Price fluctuates because someone wants to sell at a price, and someone wants to buy at a price.
If you issue shares at $0.01, and your company is doing well and making a good profit and paying out a portion of those profits as a dividend, then people will generally want those shares of your company and will ask more for them during a sale. If someone is willing to pay that, that's the new price. If your company is doing poorly, people are willing to pay less for the shares and the price will generally adjust to that lower value if there are sellers willing to sell. If there are no or few shares for sale then the price may not change a whole lot, if at all.
The company generally has no say in the matter, and doesn't receive or broker any of the sales.
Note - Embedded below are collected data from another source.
# nlesc-smcm/hymls

Measured on AMD Instinct MI355X. Metric: Preconditioner ApplyInverse DoF/s + achieved HBM GB/s, Stokes3D, higher is better.
Workload: dtype f64

## Files before the change

hymls_amd/csrc/device.hpp:

```cpp
#pragma once
#include <cstdio>
#include "common.hpp"
#include "symbolic.hpp"

namespace hymls {
namespace dev {

struct Context;
Context* create_context(int device);
void bind(Context* c);
Context* current();
void destroy_context(Context* c);
void* stream();
const double* zeros16();
void* alloc(size_t bytes);
void free(void* p);
void h2d(void* dst, const void* src, size_t bytes);
void d2h(void* dst, const void* src, size_t bytes);
void d2d(void* dst, const void* src, size_t bytes);
void zero(void* dst, size_t bytes);
void sync();
size_t mem_free();
void* shared_scratch(size_t bytes);
constexpr int NSIDE = 8;
inline int side_streams() {
  static const int n = std::getenv("HYMLS_MI_SIDE_STREAMS") ? std::max(1, std::min(NSIDE, std::atoi(std::getenv("HYMLS_MI_SIDE_STREAMS")))) : 4;
  return n;
}
void fork_streams();
void use_stream(int k);
void join_streams();
void range_push(const char* label);
void range_pop();
struct Range {
  Range(const char* cls, int level, const char* fn) {
    char buf[96];
    std::snprintf(buf, sizeof buf, "%s_L%d: %s", cls, level, fn);
    range_push(buf);
  }
  ~Range() { range_pop(); }
  Range(const Range&) = delete;
  Range& operator=(const Range&) = delete;
};
void timer_start(int id);
double timer_stop(int id);
void mark(int phase, bool begin);
void profile_collect(double* sum, int* cnt);

template <class T, class A>
T* upload(const std::vector<T, A>& v) {
  T* p = (T*)alloc(std::max<size_t>(v.size(), 1) * sizeof(T));
  if (!v.empty()) h2d(p, v.data(), v.size() * sizeof(T));
  return p;
}

struct FrontD {
  int32_t c0, w, ri, rs;
  int32_t parent, idx_off, rel_off, c_off, a_off, lf_off;
  int32_t ent_begin, ent_end, child_begin, child_end;
  int64_t f_off, lp_off, q_off;
  int32_t pair = 0;
};

struct alignas(16) FwRec { int32_t item; uint16_t n; uint16_t s[5]; };

struct PlanD {
  int32_t nI, nS, nfronts, nent;
  const FrontD* fronts;
  const int32_t* fidx;
  const int32_t* rel;
  const int32_t* children;
  const int32_t* ent_id;
  const int32_t* ent_pos;
  const double* ent_w;
  const int32_t* asm_ptr;
  const int32_t* asm_src;
  int32_t asm_rows;
  const int32_t* fw_ptr;
  const int32_t* fw_items;
  const struct FwRec* fw_rec;
  const int32_t* bw_ptr;
  const int32_t* bw_items;
  int32_t nlev, max_level_rows;
  int32_t s_ent_begin, s_ent_end;
  int64_t scratch_size, factor_size;
  int32_t contrib_size;
  int32_t max_solve_rows;
  int32_t packed;
};

struct BatchD {
  int32_t nb;
  const int32_t* src;
  const int32_t* xoff;
  double* factor;
  double* scratch;
  double* sblock;
  double* contrib;
  int32_t* flag;
  double* tmp;
  int64_t tmp_stride;
  double* swork;
  int64_t swork_stride;
};

void gather(int64_t n, const int32_t* idx, const double* src, double* dst);
void scatter(int64_t n, const int32_t* idx, const double* src, double* dst);
void scatter_add(int64_t n, const int32_t* idx, const double* src, double* dst);
void axpby(int64_t n, double a, const double* x, double b, double* y);
void scale_copy(int64_t n, double a, const double* x, double* y);
inline int spmv_lanes(int32_t nrows, int64_t nnz_hint) {
  const double avg = nnz_hint >= 0 ? (double)nnz_hint / nrows : 8.0;
  return avg < 2.5 ? 1 : (avg < 5.0 ? 2 : (avg < 20.0 ? 4 : 8));
}
void spmv(int32_t nrows, const int32_t* rowptr, const int32_t* col, const double* val,
          const double* x, double* y, double alpha, double beta, int64_t nnz_hint = -1);
void spmv_mv(int32_t nrows, const int32_t* rowptr, const int32_t* col, const double* val, const double* x, int64_t ldx,
             double* y, int64_t ldy, int nv, double alpha, double beta, int64_t nnz_hint = -1);
void pull_sum(int64_t n, const int64_t* ptr, const int64_t* idx, const double* in, double* out);
void offdiag_count(int64_t nrows, const int32_t* rows, const int32_t* krow, const int32_t* kcol, const int32_t* ta, const int32_t* tb,
                   const int32_t* excl, int32_t* count);
void offdiag_fill(int64_t nrows, const int32_t* rows, const int32_t* krow, const int32_t* kcol, const int32_t* ta, const int32_t* tb,
                  const int32_t* excl, const int32_t* rowptr, int32_t* col, int32_t* src);
void member_sources(int32_t nb, int32_t next, int32_t nent, const int32_t* ext, const int32_t* ent_row, const int32_t* ent_col,
                    const int32_t* krow, const int32_t* kcol, int32_t* src, int32_t* flag);
void build_pull_tables(int64_t nrows, const int64_t* rcount, const int32_t* rowptr, const uint64_t* keys, int64_t* ptr, int64_t* idx);
void pull_sum_blocks(int64_t blen, int32_t nblk, const int64_t* ptr, const int64_t* base,
                     const double* in, double* out);

void factor_level(const PlanD& P, const BatchD& B, const int32_t* list, int32_t count,
                  int32_t b0, int32_t nbc, const double* kval, int32_t max_w);
void sblock_init(const PlanD& P, const BatchD& B, int32_t b0, int32_t nbc, const double* kval);

constexpr int PIECE = 128;
void factor_big_front(const PlanD& P, const BatchD& B, const FrontD& F, const FrontD* kids, int32_t nkids,
                      int32_t b0, int32_t nbc, const double* kval);
void root_update(const PlanD& P, const BatchD& B, const FrontD& F, int32_t nbc);
inline int solve_kt() {
  static const int kt = (std::getenv("HYMLS_MI_SOLVE_KT") && std::atoi(std::getenv("HYMLS_MI_SOLVE_KT")) == 1024) ? 1024 : 256;
  return kt;
}
void solve_fwd_big(const PlanD& P, const BatchD& B, const int32_t* list, const FrontD* hfronts, const int64_t* poff,
                   int32_t count, double* x);
void solve_bwd_big(const PlanD& P, const BatchD& B, const int32_t* list, const FrontD* hfronts, const int64_t* poff,
                   int32_t count, double* x);

void solve_fwd_level(const PlanD& P, const BatchD& B, const int32_t* list, int32_t count, double* x);
void solve_bwd_level(const PlanD& P, const BatchD& B, const int32_t* list, int32_t count, double* x);

#if defined(__HIPCC__)
#define HYMLS_HD __host__ __device__
#else
#define HYMLS_HD
#endif
HYMLS_HD inline int64_t packed_lower(int64_t w, int64_t i, int64_t k) { return k * (2 * w - k - 1) / 2 + (i - k - 1); }
HYMLS_HD inline int64_t packed_l21(int64_t w, int64_t ri, int64_t i, int64_t k) { return w * (w - 1) / 2 + i + ri * k; }
HYMLS_HD inline int64_t packed_upper(int64_t w, int64_t ri, int64_t i, int64_t k) { return w * (w - 1) / 2 + ri * w + k * (k + 1) / 2 + i; }
constexpr int32_t PAIR_L = 1, PAIR_Q = 2;
HYMLS_HD inline int64_t paired_cols(int64_t ld, int64_t ncol, int64_t i, int64_t k) {
  return k < (ncol & ~(int64_t)1) ? 2 * (ld * (k >> 1) + i) + (k & 1) : ld * k + i;
}
HYMLS_HD inline int64_t paired_lower(int64_t w, int64_t i, int64_t k) {
  const int64_t j = k >> 1;
  return i >= 2 * j + 2 ? 2 * j * (w - 1 - j) + 2 * (i - 2 * j - 2) + (k & 1) : w * (w - 1) / 2 - w / 2 + j;
}
HYMLS_HD inline int64_t paired_l21(int64_t w, int64_t ri, int64_t i, int64_t k) { return w * (w - 1) / 2 + paired_cols(ri, w, i, k); }
HYMLS_HD inline int64_t paired_q(int64_t w, int64_t ri, int64_t i, int64_t k) { return paired_cols(w, ri, i, k); }
void repack_fronts(const PlanD& P, const BatchD& B, int32_t b0, int32_t nbc);

struct FusedSub {
  union {
    const double* fac;
    const float* fac32;
  };
  int32_t xoff;
  int32_t cls;
};
constexpr int FUSED_MAX_ITEMS = 2048;
struct FusedIO {
  int32_t in = 0, out = 0, a_lanes = 1;
  const double* b = nullptr; const int32_t* perm = nullptr;
  const int32_t* a_row = nullptr; const int32_t* a_col = nullptr; const double* a_val = nullptr; const double* x2 = nullptr;
  const double* z = nullptr; double* user = nullptr;
};
void interior_solve_fused(int32_t nsub, const FusedSub* subs, const PlanD* plans, int32_t lds_doubles, double* x,
                          const FusedIO* io = nullptr);

constexpr int32_t FLAG_F32_RANGE = 4;
void demote_panels(int64_t n, const double* src, float* dst, int32_t* flag);
void round_panels(int64_t n, double* slab, int32_t* flag);
void interior_solve_fused_f32(int32_t nsub, const FusedSub* subs, const PlanD* plans, int32_t lds_doubles, double* x,
                              const FusedIO* io = nullptr);

struct LvlSub {
  union {
    const double* fac;
    const float* fac32;
  };
  double* contrib; int32_t xoff, cls;
  int64_t cstride;
};
struct LvlTask { int32_t sub, front, r0, pad; };
constexpr int LVL_MAX_ROWS = 6144;
constexpr int LVL_SMALL_ROWS = 256;
void solve_fwd_tasks(const LvlTask* tasks, int32_t ntasks, const LvlSub* subs, const PlanD* plans, int32_t lds_doubles,
                     const double* x, double* y);
void solve_bwd_tasks(const LvlTask* tasks, int32_t ntasks, const LvlSub* subs, const PlanD* plans, int32_t lds_doubles,
                     const double* y, double* x);

constexpr int NV_MAX = 4;
void interior_solve_fused_mv(int32_t nsub, const FusedSub* subs, const PlanD* plans, int32_t lds_doubles, int32_t front_doubles,
                             double* x, int64_t ldx, int nv);
void interior_solve_fused_mv_f32(int32_t nsub, const FusedSub* subs, const PlanD* plans, int32_t lds_doubles, int32_t front_doubles,
                                 double* x, int64_t ldx, int nv);
void solve_fwd_tasks_mv(const LvlTask* tasks, int32_t ntasks, const LvlSub* subs, const PlanD* plans, int32_t lds_doubles,
                        const double* x, double* y, int64_t ld, int nv);
void solve_bwd_tasks_mv(const LvlTask* tasks, int32_t ntasks, const LvlSub* subs, const PlanD* plans, int32_t lds_doubles,
                        const double* y, double* x, int64_t ld, int nv);
void solve_fwd_tasks_mv_f32(const LvlTask* tasks, int32_t ntasks, const LvlSub* subs, const PlanD* plans, int32_t lds_doubles,
                            const double* x, double* y, int64_t ld, int nv);
void solve_bwd_tasks_mv_f32(const LvlTask* tasks, int32_t ntasks, const LvlSub* subs, const PlanD* plans, int32_t lds_doubles,
                            const double* y, double* x, int64_t ld, int nv);

void ot_apply(int32_t ng, const int32_t* gptr, const double* w, double* x);
void sblock_transform(int32_t nS, int32_t ng, const int32_t* gptr, const double* tv,
                      double* sblock, int32_t nbc);
void sblock_extract(int32_t nS, int64_t npick, const int32_t* pick, const double* sblock,
                    double* out, int64_t out_stride, int32_t nbc);
struct KeptD {
  int32_t nS, ngl;
  const int32_t* gptr; const int32_t* glink; const int32_t* goff; const int64_t* lboff; const int32_t* lblen;
};
void sblock_kept(const KeptD& K, const double* tv, const double* sblock, double* out, int64_t out_stride, int32_t nbc);
bool sblock_kept_fits(int32_t nS, int32_t ngl);
void dense_invert(int32_t nb, int32_t nblk, double* blocks, int32_t* flag);
bool dense_invert_blocked_order(int32_t nb);
void blocks_apply(int32_t nb, int32_t nblk, const double* binv, const int32_t* ids,
                  const double* x, double* y);

double dot(int64_t n, const double* x, const double* y);
void solve_transposed(const PlanD& P, const BatchD& B, const int32_t* order, int32_t nfronts, int32_t max_rows, double* x);
// ... 9 lines not shown
```

hymls_amd/csrc/device_hip.hip:

```cpp
#include <hip/hip_runtime.h>
#include <type_traits>
#include <dlfcn.h>
#include <chrono>
#include <cstring>
#include <cfloat>
#include <array>
#include <map>
#include <string>
#include <cstdio>
#include "device.hpp"

namespace hymls {
namespace dev {
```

That's what the brokerage firm does.
Dividends are just a portion of the profit returned to those shareholders. No profit, no dividend unless you're trying to maintain a payout streak at the risk of insolvency.
This is way over simplified, but it's essentially someone wants to sell, someone wants to buy, and they settle on a price.
I understand that part, where i draw a blank is the physical conversion of resources when the sell price outpaces the total value of resources in that nation. Gamestop is a great example of how wrong it can go, but im just surprised the only solution we have to now is the capital gains tax and early withdrawal fee
There really isn't any "money" as in gold/silver/tangibles to cover this stuff, it's all because the government(s) say their fiat is worth something.
It's all just theoretical money until it's cashed in. If all shareholders tried to cash in at once, the price would crash because of a market glut and lack of buyers.
Lol. Maybe 10 years ago. Now it's all about money flows and popularity. Money flows over there, prices go up over there.
Right now the money is flowing to stocks. So stocks go up. Profits have been decreasing for 5 years so the old model is obsolete.